Paréntesis prosaico para nadar en la brisa cromática


Once upon a time había una bebarda que de tanto comer dulce de damascos untado en galletas marineras, dejarse besar por su amado juglar, jugar con un ukelele, besar (a su vez, y antes y después y durante y en otras ocasiones) a su amado juglar y leer a Hemingway, iba transformando lentamente los colores de su entorno, de modo tal que galopantes ráfagas de luces densas y humareadas, humo-aireadas, de humo mareadas, humareantes de sonido y matices, iban apoderándose de todo.
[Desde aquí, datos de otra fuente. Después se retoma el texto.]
ciri_long_amd/hip.py:

```python
import ctypes as C
import os
import sys

import numpy as np

_HERE = os.path.dirname(os.path.abspath(__file__))
SO_PATH = os.environ.get('CLH_LIB') or os.path.join(_HERE, 'libclh.so')


class HipUnavailable(RuntimeError):
    pass


class ClhError(RuntimeError):
    pass


class AlignRow(C.Structure):
    _fields_ = [('score1', C.c_uint16), ('score2', C.c_uint16), ('ref_begin1', C.c_int32), ('ref_end1', C.c_int32),
                ('read_begin1', C.c_int32), ('read_end1', C.c_int32), ('ref_end2', C.c_int32),
                ('cigar_off', C.c_int32), ('cigar_len', C.c_int32), ('status', C.c_int32)]


ALIGN_DTYPE = np.dtype([('score1', '<u2'), ('score2', '<u2'), ('ref_begin1', '<i4'), ('ref_end1', '<i4'),
# ... 92 lines not shown
        L.clh_edit_distance_batch.restype = C.c_int
        L.clh_edit_matrix_plan_create.restype = C.c_void_p
        L.clh_edit_matrix_plan_create.argtypes = [C.c_void_p, C.c_int32, C.c_void_p, C.c_void_p, C.c_int32, C.c_void_p, C.c_int32]
        L.clh_edit_matrix_plan_destroy.restype = None
        L.clh_edit_matrix_plan_destroy.argtypes = [C.c_void_p]
        L.clh_edit_matrix_plan_run.argtypes = [C.c_void_p, C.c_void_p]
        L.clh_edit_matrix_plan_sizes.argtypes = [C.c_void_p, C.POINTER(C.c_int64), C.POINTER(C.c_int64)]
        L.clh_edit_matrix_plan_fetch.argtypes = [C.c_void_p, C.c_void_p, C.c_int64, C.c_void_p, C.c_void_p, C.c_int64]
        L.clh_edit_matrix_plan_timing.argtypes = [C.c_void_p, C.c_void_p]
        L.clh_edit_matrix_batch.argtypes = [C.c_void_p, C.c_int32, C.c_void_p, C.c_void_p, C.c_int32, C.c_void_p, C.c_int32, C.c_void_p, C.c_int64,
                                            C.c_void_p, C.c_void_p, C.c_int64]
        L.clh_edit_align_plan_create.restype = C.c_void_p
        L.clh_edit_align_plan_create.argtypes = [C.c_void_p, C.c_int32, C.c_void_p, C.c_void_p, C.c_void_p, C.c_void_p, C.POINTER(EditAlignOpts)]
        L.clh_edit_align_plan_destroy.restype = None
        L.clh_edit_align_plan_destroy.argtypes = [C.c_void_p]
        L.clh_edit_align_plan_run.argtypes = [C.c_void_p, C.c_void_p]
        L.clh_edit_align_plan_fetch.argtypes = [C.c_void_p, C.c_void_p, C.c_void_p, C.c_int64, C.POINTER(C.c_int64), C.c_void_p, C.c_int64,
                                                C.POINTER(C.c_int64)]
        L.clh_edit_align_plan_timing.argtypes = [C.c_void_p, C.c_void_p]
        L.clh_edit_align_plan_caps.argtypes = [C.c_void_p, C.POINTER(C.c_int64), C.POINTER(C.c_int64)]
        L.clh_edit_align_batch.argtypes = [C.c_void_p, C.c_int32, C.c_void_p, C.c_void_p, C.c_void_p, C.c_void_p, C.POINTER(EditAlignOpts),
                                           C.c_void_p, C.c_void_p, C.c_int64, C.POINTER(C.c_int64), C.c_void_p, C.c_int64, C.POINTER(C.c_int64)]
        L.clh_poa_batch.argtypes = [C.c_void_p, C.c_int32, C.c_void_p, C.c_void_p, C.c_void_p, C.c_void_p, C.c_void_p, C.c_void_p,
                                    C.c_void_p, C.c_void_p, C.c_void_p]
        L.clh_ccs_results_dev.argtypes = [C.c_void_p, C.c_void_p, C.c_void_p, C.c_void_p]
        L.clh_ccs_plan_info.argtypes = [C.c_void_p, C.c_void_p]
        L.clh_ccs_plan_stats.argtypes = [C.c_void_p, C.c_void_p]
        L.clh_poa_last_stats.argtypes = [C.c_void_p, C.c_void_p]
        L.clh_plan_set_profiling.argtypes = [C.c_void_p, C.c_int]
        L.clh_plan_segments.argtypes = [C.c_void_p, C.c_int32, C.c_void_p, C.c_void_p, C.c_void_p, C.c_void_p]
        L.clh_plan_timing.argtypes = [C.c_void_p, C.c_int32, C.c_void_p, C.c_void_p]
        L.clh_plan_traceback_counts.argtypes = [C.c_void_p, C.c_void_p]
        L.clh_plan_prefilter_stats.argtypes = [C.c_void_p, C.c_void_p]
        L.clh_plan_prefilter_timing.argtypes = [C.c_void_p, C.c_void_p, C.c_void_p]
        L.clh_plan_set_refs_bytes.argtypes = [C.c_void_p, C.c_int64]
        _lib = L
    return _lib


def fastx_index(in_path, is_fastq, every=4096):
    n = C.c_int64(0); no = C.c_int64(0)
    L = lib()
    L.clh_fastx_index.argtypes = [C.c_char_p, C.c_int, C.c_int64, C.c_void_p, C.c_void_p, C.c_int64, C.c_void_p]
    cap = max(16, os.path.getsize(in_path) // max(1, 20 * every) + 16)
    off = np.zeros(cap, dtype=np.int64)
    if L.clh_fastx_index(os.fsencode(in_path), int(bool(is_fastq)), int(every), C.byref(n), off.ctypes.data, cap, C.byref(no)) != 0:
        raise ClhError('clh_fastx_index failed for %s' % in_path)
    return int(n.value), [int(x) for x in off[:no.value]]


def fastx_count(in_path, is_fastq):
    n = C.c_int64(0)
    if lib().clh_fastx_count(os.fsencode(in_path), int(bool(is_fastq)), C.byref(n)) != 0:
        raise ClhError('clh_fastx_count failed for %s' % in_path)
    return int(n.value)


def last_error():
    return lib().clh_last_error().decode()


def _check(rc, what):
    if rc != 0:
        raise ClhError('%s failed (%d): %s' % (what, rc, last_error()))


# ... 534 lines not shown
    def run(self, d_reads_ptr, d_refs_ptr, stream=0):
        _check(lib().clh_ssw_run(self._h, C.c_void_p(d_reads_ptr), C.c_void_p(d_refs_ptr), C.c_void_p(stream)), 'clh_ssw_run')

    def fetch(self):
        out = np.zeros(self.n, dtype=ALIGN_DTYPE)
        cap = int(2 * (self.read_off[-1] if self.n else 0) + 2 * self.n + 8) if self.want_cigar else 1
        cig = np.empty(cap, dtype=np.uint32)
        used = C.c_int64(0)
        _check(lib().clh_ssw_fetch(self._h, out.ctypes.data, cig.ctypes.data if self.want_cigar else None, cap, C.byref(used)), 'clh_ssw_fetch')
        return out, cig[:used.value]

    def set_refs_bytes(self, nbytes):
        lib().clh_plan_set_refs_bytes(self._h, int(nbytes))

    def set_profiling(self, on=True):
        lib().clh_plan_set_profiling(self._h, 1 if on else 0)

    def segments(self):
        rv = np.zeros(32, dtype=np.int32); cnt = np.zeros(32, dtype=np.int32)
        rb = np.zeros(32, dtype=np.int64); fb = np.zeros(32, dtype=np.int64)
        ns = lib().clh_plan_segments(self._h, 32, rv.ctypes.data, cnt.ctypes.data, rb.ctypes.data, fb.ctypes.data)
        return [(int(rv[k]), int(cnt[k]), int(rb[k]), int(fb[k])) for k in range(ns)]

    def traceback_counts(self):
        c = np.zeros(2, dtype=np.int32)
        _check(lib().clh_plan_traceback_counts(self._h, c.ctypes.data), 'clh_plan_traceback_counts')
        return int(c[0]), int(c[1])

    def prefilter_stats(self):
        c = np.zeros(6, dtype=np.int64)
        _check(lib().clh_plan_prefilter_stats(self._h, c.ctypes.data), 'clh_plan_prefilter_stats')
        return dict(zip(('alignments', 'pruned', 'slices', 'cols_computed', 'cols_window', 'second_stage'), (int(x) for x in c)))

    def prefilter_timing(self):
        ms = np.zeros(2, dtype=np.float32); w = np.zeros(4, dtype=np.int64)
        _check(lib().clh_plan_prefilter_timing(self._h, ms.ctypes.data, w.ctypes.data), 'clh_plan_prefilter_timing')
        return [(float(ms[k]), int(w[2 * k]), int(w[2 * k + 1])) for k in range(2)]

    def timing(self):
        a = np.zeros(32, dtype=np.float32); b = np.zeros(2, dtype=np.float32)
        ns = lib().clh_plan_timing(self._h, 32, a.ctypes.data, b.ctypes.data)
        if ns < 0:
            _check(ns, 'clh_plan_timing')
        return [float(a[k]) for k in range(ns)], (float(b[0]), float(b[1]))

    def results_dev_ptr(self):
        return lib().clh_ssw_results_dev(self._h)


class CcsPlan(_Handle):
    _destroy = 'clh_ccs_plan_destroy'

    def __init__(self, ctx, read_off):
        _Handle.__init__(self, ctx)
        self.read_off = np.ascontiguousarray(read_off, dtype=np.int64)
        self.n = len(self.read_off) - 1
        self._h = lib().clh_ccs_plan_create(ctx._h, self.n, self.read_off.ctypes.data)
        if not self._h:
            raise ClhError('clh_ccs_plan_create failed: %s' % last_error())

    def run(self, d_reads_ptr, stream=0):
        _check(lib().clh_ccs_run(self._h, C.c_void_p(d_reads_ptr), C.c_void_p(stream)), 'clh_ccs_run')

    def timing(self):
        ms = np.zeros(2, dtype=np.float32)
        _check(lib().clh_ccs_plan_timing(self._h, ms.ctypes.data), 'clh_ccs_plan_timing')
# ... 35 lines not shown
```

include/ciri_long_hip.h:

```cpp
#ifndef CIRI_LONG_HIP_H
#define CIRI_LONG_HIP_H

#include <stdint.h>

#ifdef __cplusplus
extern "C" {
#endif
#pragma GCC visibility push(default)

#define CLH_E_HIP        (-1)
#define CLH_E_ARG        (-2)
#define CLH_E_UNSUPPORTED (-3)
#define CLH_E_CAPACITY   (-4)

#define CLH_ST_WORD        1
#define CLH_ST_NULL        2
#define CLH_ST_TRACE_ERR   4
#define CLH_ST_NO_CIGAR    8
#define CLH_ST_CIGAR_TRUNC 16

typedef struct {
    uint16_t score1;
    uint16_t score2;
    int32_t ref_begin1;
// ... 7 lines not shown
} clh_align_t;

typedef struct clh_ctx clh_ctx;
typedef struct clh_plan clh_plan;

int clh_device_count(void);
const char* clh_last_error(void);
const char* clh_version(void);

clh_ctx* clh_create(int device);
void clh_destroy(clh_ctx* ctx);
int clh_device_of(const clh_ctx* ctx);

typedef struct {
    const int8_t* mat;
    int32_t n_mat;
    uint8_t gap_open;
    uint8_t gap_extend;
    uint8_t flag;
    int8_t score_size;
    uint16_t filters;
    int32_t filterd;
    int32_t want_score2;
    int32_t want_cigar;
} clh_ssw_opts;

clh_plan* clh_ssw_plan(clh_ctx* ctx, int32_t n, const int64_t* read_off, const int64_t* ref_off,
                       const int32_t* mask_len, const clh_ssw_opts* opts);
void clh_plan_destroy(clh_plan* plan);

int clh_plan_traceback_counts(clh_plan* pl, int32_t* counts);

int clh_plan_prefilter_stats(clh_plan* pl, int64_t* out);

int clh_plan_prefilter_timing(clh_plan* pl, float* ms, int64_t* work);

int clh_ssw_run(clh_plan* plan, const void* d_reads, const void* d_refs, void* stream);

int clh_plan_set_refs_bytes(clh_plan* plan, int64_t nbytes);

int clh_ssw_fetch(clh_plan* plan, clh_align_t* out, uint32_t* cigar_buf, int64_t cigar_cap, int64_t* cigar_used);

const void* clh_ssw_results_dev(const clh_plan* plan);

int clh_plan_set_profiling(clh_plan* plan, int on);
int clh_plan_segments(const clh_plan* plan, int32_t cap, int32_t* rv, int32_t* count, int64_t* read_bases, int64_t* ref_bases);
int clh_plan_timing(clh_plan* plan, int32_t cap, float* k1_ms, float* k1b_ms);

int clh_ssw_batch(clh_ctx* ctx, int32_t n, const int8_t* reads, const int64_t* read_off, const int8_t* refs,
                  const int64_t* ref_off, const int32_t* mask_len, const clh_ssw_opts* opts,
                  clh_align_t* out, uint32_t* cigar_buf, int64_t cigar_cap, int64_t* cigar_used);

#define CLH_CCS_SEG_CAP 65
typedef struct {
    int32_t nseg;
    int32_t ccs_len;
    int32_t period;
    int32_t status;
} clh_ccs_t;
typedef struct clh_ccs_plan clh_ccs_plan;
clh_ccs_plan* clh_ccs_plan_create(clh_ctx* ctx, int32_t n, const int64_t* read_off);
void clh_ccs_plan_destroy(clh_ccs_plan* plan);
int clh_ccs_run(clh_ccs_plan* plan, const void* d_reads, void* stream);
int clh_ccs_fetch(clh_ccs_plan* plan, clh_ccs_t* out, int32_t* segs, int8_t* ccs);
int clh_ccs_results_dev(const clh_ccs_plan* plan, const void** rows, const void** segs, const void** ccs);
int clh_ccs_plan_info(clh_ccs_plan* plan, int64_t* out);
// ... 89 lines not shown
```

Baseline: 5.235 million.

## Prune SSW scan columns with bit-parallel edit-distance lower bounds

```diff
diff --git a/ciri_long_amd/csrc/clh_api.hip b/ciri_long_amd/csrc/clh_api.hip
--- a/ciri_long_amd/csrc/clh_api.hip
+++ b/ciri_long_amd/csrc/clh_api.hip
@@ -166,8 +166,8 @@
 };
 
 struct SswSwitches {
-    bool no_scan, no_scanw, no_slices, no_prefilter, no_lanes, no_pf2, no_tb_rows, no_guess, pf2_always;
-    int pf2_share;
+    bool no_scan, no_scanw, no_slices, no_prefilter, no_lanes, no_pf2, no_tb_rows, no_guess, pf2_always, no_scan_prune;
+    int pf2_share, scan_prune_mult, scan_prune_share;
 };
 
 static SswSwitches ssw_switches()
@@ -184,6 +184,11 @@
     sw.pf2_always = getenv("CLH_PF2_ALWAYS") != nullptr;
     const char* share = getenv("CLH_PF2_SHARE");
     sw.pf2_share = share ? std::max(1, atoi(share)) : 8;
+    sw.no_scan_prune = getenv("CLH_NO_SCAN_PRUNE") != nullptr;
+    const char* mult = getenv("CLH_SCAN_PRUNE_MULT");
+    sw.scan_prune_mult = mult ? std::max(1, atoi(mult)) : 4;
+    const char* pshare = getenv("CLH_SCAN_PRUNE_SHARE");
+    sw.scan_prune_share = pshare ? std::min(100, std::max(0, atoi(pshare))) : 50;
     return sw;
 }
 
@@ -228,6 +233,7 @@
     std::vector<int32_t> w32_prefix;
     bool alpha = false;
     void* d_alpha_mat = nullptr;
+    void* d_scan_prune = nullptr;
     const void *run_reads = nullptr, *run_refs = nullptr;
 
     int64_t reserve_ws(size_t bytes, int wgs, int* slot)
@@ -556,6 +562,11 @@
         if (!pl->d_cigars || !pl->d_pool || !pl->d_pool_head) return oom();
     }
     if (pl->strip_bytes && !(pl->d_strips = pl->alloc(pl->strip_bytes))) return oom();
+    if (!alpha && !sw.no_scan_prune && prefilter_ok(o, mx, sw) &&
+        std::any_of(pl->segs.begin(), pl->segs.end(), [](const clh_plan::Seg& g) { return g.rv == clh::kRvScan; })) {
+        const unsigned long long zero[3] = {0, 0, 0};
+        if (!(pl->d_scan_prune = pl->upload(zero, sizeof(zero)))) return oom();
+    }
     if (!pl->slices.empty()) {
         pl->d_slices = pl->upload(pl->slices.data(), sizeof(clh::ScanSlice) * pl->slices.size());
         pl->d_parts = pl->alloc(sizeof(clh::ScanPart) * pl->slices.size());
@@ -723,6 +734,8 @@
     P.colmax = (uint16_t*)pl->d_colmax;
     P.cigars = (uint32_t*)pl->d_cigars; P.cigar_len = (int32_t*)pl->d_cigar_len; P.dirs = (uint8_t*)pl->d_strips;
     P.no_guess = pl->sw.no_guess;
+    P.scan_prune_ctr = (unsigned long long*)pl->d_scan_prune;
+    P.scan_prune = pl->d_scan_prune != nullptr; P.scan_prune_mult = pl->sw.scan_prune_mult; P.scan_prune_share = pl->sw.scan_prune_share;
     pl->run_reads = d_reads; pl->run_refs = d_refs;
     if (pl->profiling && pl->ev.empty()) {
         pl->ev.resize(pl->segs.size() * 2 + 4);
@@ -927,6 +940,17 @@
         HIPCHK(hipMemcpy(&c, f.d_ctl, sizeof(c), hipMemcpyDeviceToHost));
         out[0] += f.ntasks; out[1] += c.n_pruned; out[2] += c.qcount; out[3] += (int64_t)c.cols_scanned; out[4] += (int64_t)c.cols_window; out[5] += c.n_stage2;
     }
+    return 0;
+}
+
+extern "C" int clh_plan_scan_prune_stats(clh_plan* pl, int64_t* out)
+{
+    if (!pl || !out) return fail(CLH_E_ARG, "clh_plan_scan_prune_stats: null argument");
+    for (int k = 0; k < 3; ++k) out[k] = 0;
+    if (!pl->d_scan_prune) return 0;
+    HIPCHK(hipSetDevice(pl->ctx->device));
+    if (pl->ran) HIPCHK(hipStreamSynchronize(pl->last_stream));
+    HIPCHK(hipMemcpy(out, pl->d_scan_prune, 3 * sizeof(int64_t), hipMemcpyDeviceToHost));
     return 0;
 }
 
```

De las paredes, de la lámpara, de la taza, de los días. 
Fue estando en este incesante ir y venir de texturas que Bebarda recordó que hacían como tres o cuatro días (ya no sabía) que no se peinaba, ni se pintaba, y prácticamente no usaba calzado, y que vivía en un mundo paralelo lleno de hojas de hiedra, gatos y lavandas, escondida dentro de los dos brazos delgados pero lo suficientemente fuertes de aquel ser en el mundo que piensa en ella, el juglar que ya les he mencionado, el de los bigotes de cobre y el gorro de lado, dos brazos delgados pero tan nobles que ejecutaban las más bellas melodías que llenaban su aire de canciones y mundos extraños donde sólo entraban ellos dos. Entonces pensó si los colores provendrían de la música, del amor, de los besos o de los gatos. O de la extraña y alquímica combinación de todos esos factores. No encontró la respuesta, pero ambos ya la sabían. De todos modos, no pensó en ello más, y siguió nadando entre la brisa cromática.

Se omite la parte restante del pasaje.